14ymedio, Havana, 24 October 2023 — With 2,500 “exclusive” bottles of Tributo rum, which will be sold at a price of 500 euros each, Havana Club International will celebrate its thirty years of creation this November at the Expocuba fairgrounds. The new edition of the drink celebrates the “rescue” of the brand, in the middle of the Special Period, by the French company Pernod Ricard and its partner on the Island, Cuba Ron.
The general director of the French company, Christian Barré, explained to Prensa Latina that, after the coronavirus pandemic and a “complex year,” his company is focused on relaunching several of the brands that did not have enough public attention and with which he now intends to recover their “export markets.”
The director also said that Havana Club has signed more than 50 contracts with micro, small and medium-sized Cuban companies (MSMEs) this year. Although he did not clarify what the company’s plan is when partnering with the Island’s private companies, he did include them – along with tourism and shops in freely convertible currency (MLC) – among those “who buy the product through different traditional channels,” without giving details.
The company wants to offer its rums so that private entrepreneurs can “grow rapidly” and market them
He said that the company wants to offer its rums so that private entrepreneurs can “grow rapidly” and market them. However, the largest market for Havana Club, Barré insisted, is still in Europe, in countries such as Germany, Spain and France, and for other large consumers in Canada and China.
On the Island, the popular consumption of Cuban rum has been partly displaced by drinks that are marketed at cheaper prices, such as vodka and some imported whiskeys that are sold both in foreign exchange stores and in the informal market.
Havana Club had already announced this September its participation in the XIII Varadero Gourmet International Festival to present three new drinks: the Havana Club Smoky, a dark rum with a smoky flavor that is marketed for about 50 euros; the Havana Club Profundo, a clear drink with the same price; and the Havana Club Spiced, with tropical tones and sold for about 30 euros.
In Europe, the different Havana Club lines are among the most expensive drinks available. A drink of the most common of their rums in a bar can cost up to eight euros, a high price when compared to other imported rums. In Cuba, however, the lowest-end rums are barely marketed among the population, such as the Añejo 7 years or the 3 years version, which don’t have the “honeys” that the brand reserves for its exclusive buyers.
Only in hotels, and for a considerable price, is it possible to access a selection of Maestros or a Special. Other editions, such as the Havana Club Máximo Extra Añejo – which is marketed for more than 1,000 euros – are not even displayed in the Island’s shops.
The celebration of the thirty-year agreement between Cuba Ron and Pernod Ricard coincides with the launch in Spain of the book Arechabala, Azúcar y Ron 1878-1959 (Archebala, Sugar and Rum 1878-1959), written by Antonio Santamaría and María Victoria Arechabala.
Nationalized by Fidel Castro in 1960, the original Havana Club brand belonged to the La Vizcaya distillery, founded in Cárdenas (Matanzas) in 1878 by José Arechabala Aldama, a Basque immigrant who grew his industry to become the José Arechabala S.A. group, one of the largest in Republican Cuba, which also managed various businesses in sugar and shipyards.

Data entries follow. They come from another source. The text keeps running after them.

class FoldedConv:

    def __init__(self, weight, bn=None, stride=1, pad=None, eps=None, cin_pad=None, device=None):
        dev = weight.device if device is None else torch.device(device)
        w = weight.detach().float().cpu()
        if cin_pad is not None and cin_pad > w.shape[1]:
            w = torch.nn.functional.pad(w, (0, 0, 0, 0, 0, cin_pad - w.shape[1]))
        cout, cin, k, _ = w.shape
        if bn is not None:
            e = bn.eps if eps is None else eps
            scale = bn.weight.detach().float().cpu() / torch.sqrt(bn.running_var.detach().float().cpu() + e)
            self.bias = (bn.bias.detach().float().cpu() - bn.running_mean.detach().float().cpu() * scale).contiguous().to(dev)
            w = w * scale.view(-1, 1, 1, 1)
        else:
            self.bias = None
        self.w = w.permute(2, 3, 1, 0).reshape(k * k * cin, cout).contiguous().to(dev)
        wt = w.permute(0, 2, 3, 1).reshape(cout, k * k * cin).contiguous()
        bits = wt.view(torch.int32)
        bits = (bits + 0xFFF + ((bits >> 13) & 1)) & ~0x1FFF
        self.w_tc = bits.view(torch.float32).contiguous().to(dev)
        self._wt = wt
        self._dev = dev
        self._w_f16 = None
        self.cout, self.cin, self.k, self.stride = cout, cin, k, stride
        self.pad = (k // 2) if pad is None else pad

    @classmethod
    def concat_k(cls, fa, fb):
        assert fa.k == 1 and fb.k == 1 and fa.cout == fb.cout and fa.pad == 0 and fb.pad == 0
        f = cls.__new__(cls)
        f._wt = torch.cat([fa._wt, fb._wt], dim=1).contiguous()
        f._dev, f._w_f16 = fa._dev, None
        f.w = torch.cat([fa.w, fb.w], dim=0).contiguous()
        f.w_tc = torch.cat([fa.w_tc, fb.w_tc], dim=1).contiguous()
        ba = fa.bias if fa.bias is not None else torch.zeros(fa.cout, device=fa._dev)
        f.bias = (ba + fb.bias) if fb.bias is not None else ba
        f.cout, f.cin, f.cin2, f.k, f.stride, f.pad = fa.cout, fa.cin, fb.cin, 1, 1, 0
        return f

    @property
    def w_split(self):
        if getattr(self, "_w_split", None) is None:
            hi = self._wt.to(torch.float16)
            lo = ((self._wt - hi.float()) * 2048.0).to(torch.float16)
            self._w_split = torch.stack([hi, lo]).contiguous().to(self._dev)
        return self._w_split

    @property
    def w_f16(self):
        if self._w_f16 is None:
            self._w_f16 = self._wt.to(torch.float16).contiguous().to(self._dev)
        return self._w_f16

    def __call__(self, x, relu, residual=None, engine=None):
        eng = min(fine_engine(), ops.ENGINE_TF32) if engine is None else engine
        if int(eng) == ops.ENGINE_SPLIT:
            return ops.conv2d(x, self.w, self.bias, self.cout, self.k, self.stride, self.pad, relu, residual, eng, self.w_split)
        return ops.conv2d(x, self.w, self.bias, self.cout, self.k, self.stride, self.pad, relu, residual, eng, self.w_tc)


class _Engine(nn.Module):

    def _folded(self, f16=False):
        f16 = 2 if f16 is True else (int(f16) if int(f16) in (ops.ENGINE_F16, ops.ENGINE_SPLIT) else 0)
        ver = tuple((p._version, p.data_ptr()) for p in list(self.parameters()) + list(self.buffers()))
        if getattr(self, "_fold_ver", None) != ver:
            self._fold = {}
            self._fold_ver = ver
        if f16 not in self._fold:
            with torch.no_grad():
                self._fold[f16] = self._fold_build(f16)
        return self._fold[f16]

    def _check(self, *xs):
        if self.training:
            raise RuntimeError("ransac_flow_b200.model is inference-only: call .eval() first (training is out of scope)")
        for x in xs:
            ops.need_cuda(x)


class Downsample(nn.Module):

    def __init__(self, pad_type="reflect", filt_size=3, stride=2, channels=None, pad_off=0):
        super().__init__()
        assert filt_size == 3 and pad_type in ("refl", "reflect") and pad_off == 0, "only the configuration the hot path uses"
        self.stride, self.channels = stride, channels
        a = torch.tensor([1.0, 2.0, 1.0])
        filt = a[:, None] * a[None, :]
        self.register_buffer("filt", (filt / filt.sum())[None, None].repeat(channels, 1, 1, 1))


class BasicBlock(nn.Module):
    expansion = 1

    def __init__(self, inplanes, planes, stride=1, downsample=None):
        super().__init__()
        self.conv1 = conv3x3(inplanes, planes, stride)
        self.bn1 = nn.BatchNorm2d(planes, eps=1e-05)
        self.conv2 = conv3x3(planes, planes)
        self.bn2 = nn.BatchNorm2d(planes, eps=1e-05)
        self.downsample = downsample
        self.stride = stride


class FeatureExtractor(_Engine):

    def __init__(self):
        super().__init__()
        self.inplanes = 64
        self.conv1 = nn.Conv2d(3, 64, kernel_size=3, stride=1, padding=1, bias=False)
        self.bn1 = nn.BatchNorm2d(64, eps=1e-05)
        self.maxpool = nn.Sequential(nn.MaxPool2d(kernel_size=2, stride=1), Downsample(filt_size=3, stride=2, channels=64))
        self.layer1 = self._make_layer(BasicBlock, 64, 2)
        self.layer2 = self._make_layer(BasicBlock, 128, 2, stride=2)
        self.layer3 = self._make_layer(BasicBlock, 256, 2, stride=2)
        _init_like_reference(self)

    def _make_layer(self, block, planes, blocks, stride=1):
        downsample = None
        if stride != 1 or self.inplanes != planes * block.expansion:
            downsample = [Downsample(filt_size=3, stride=stride, channels=self.inplanes)] if stride != 1 else []
            downsample += [conv1x1(self.inplanes, planes * block.expansion, 1), nn.BatchNorm2d(planes * block.expansion)]
            downsample = nn.Sequential(*downsample)
        layers = [block(self.inplanes, planes, stride, downsample)]
        self.inplanes = planes * block.expansion
        for _ in range(1, blocks):
            layers.append(block(self.inplanes, planes, 1, None))
        return nn.Sequential(*layers)

    def _fold_build(self, f16=False):
        P = LayerProgram(3)
        x = P.stem(0, self.conv1.weight, self.bn1, 1, 1, 64 if f16 else 32)
        x = P.poolblur(x)
        for layer in (self.layer1, self.layer2, self.layer3):
            for b in layer:
                out = P.conv(x, FoldedConv(b.conv1.weight, b.bn1, b.stride), relu=True)
                r = x
                if b.downsample is not None:
                    mods = list(b.downsample)
                    if isinstance(mods[0], Downsample):
                        r = P.blur(r, mods[0].stride)
                    r = P.conv(r, FoldedConv(mods[-2].weight, mods[-1], 1, pad=0), relu=False)
                x = P.conv(out, FoldedConv(b.conv2.weight, b.bn2, 1), relu=True, res=r)
        return P

    def forward_ragged(self, x):
        eng = fine_engine()
        out, ohw = self._folded(eng).run(x, eng)
        return Ragged(out, ohw)

    def forward(self, x):
        self._check(x)
        with torch.no_grad():
            r = self.forward_ragged(Ragged.from_nchw(x))
            if r.split:
                r = Ragged(ops.from_split(r.data), r.hw)
            return r.to_nchw().float().clone(memory_format=torch.channels_last)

The Havana Club line, however, did not emerge until the 1930s, when the company was already the reference for Cuban rum of excellence. The new product quickly found its market in the United States, whose population had just come out of Prohibition, a period when the the sale and consumption of alcoholic beverages was illegal.
Arechabala was one of the first companies to suffer the plundering of its properties
A few decades later, with the coming to power of the Revolution and the beginning of nationalizations, Arechabala was one of the first companies to suffer the plundering of its properties, which went from being an irreplaceable symbol of Cárdenas and the Island to becoming ruins neglected by the new revolutionary order.
The Arechabala family fled to the United States, where they sold the original recipe to the Bacardí company in 1994, another of the emblematic rum families of the Island, also exiled after the triumph of Castro.
In 1993 the French Pernod Ricard reached an agreement with Havana to market and own 50% of the rights to the rum, which began to be sold in the world under the same name that the Arechabala originally gave to the drink.
The Bacardí brand also began to produce its own Havana Club in Puerto Rico and to market it in the United States. Since then, companies have been in constant dispute about who owns the real Havana Club, whether it is those who keep the original recipe or those who manufacture it in Cuba.
Pernod Ricard has faced several international lawsuits backed by the Helms-Burton Act for marketing “stolen” property, which includes other products in addition to Havana Club rum. The lawsuits, however, are always dismissed for “lack of jurisdiction” or other causes that prevent judges from imposing sanctions on the French company and its business with the regime.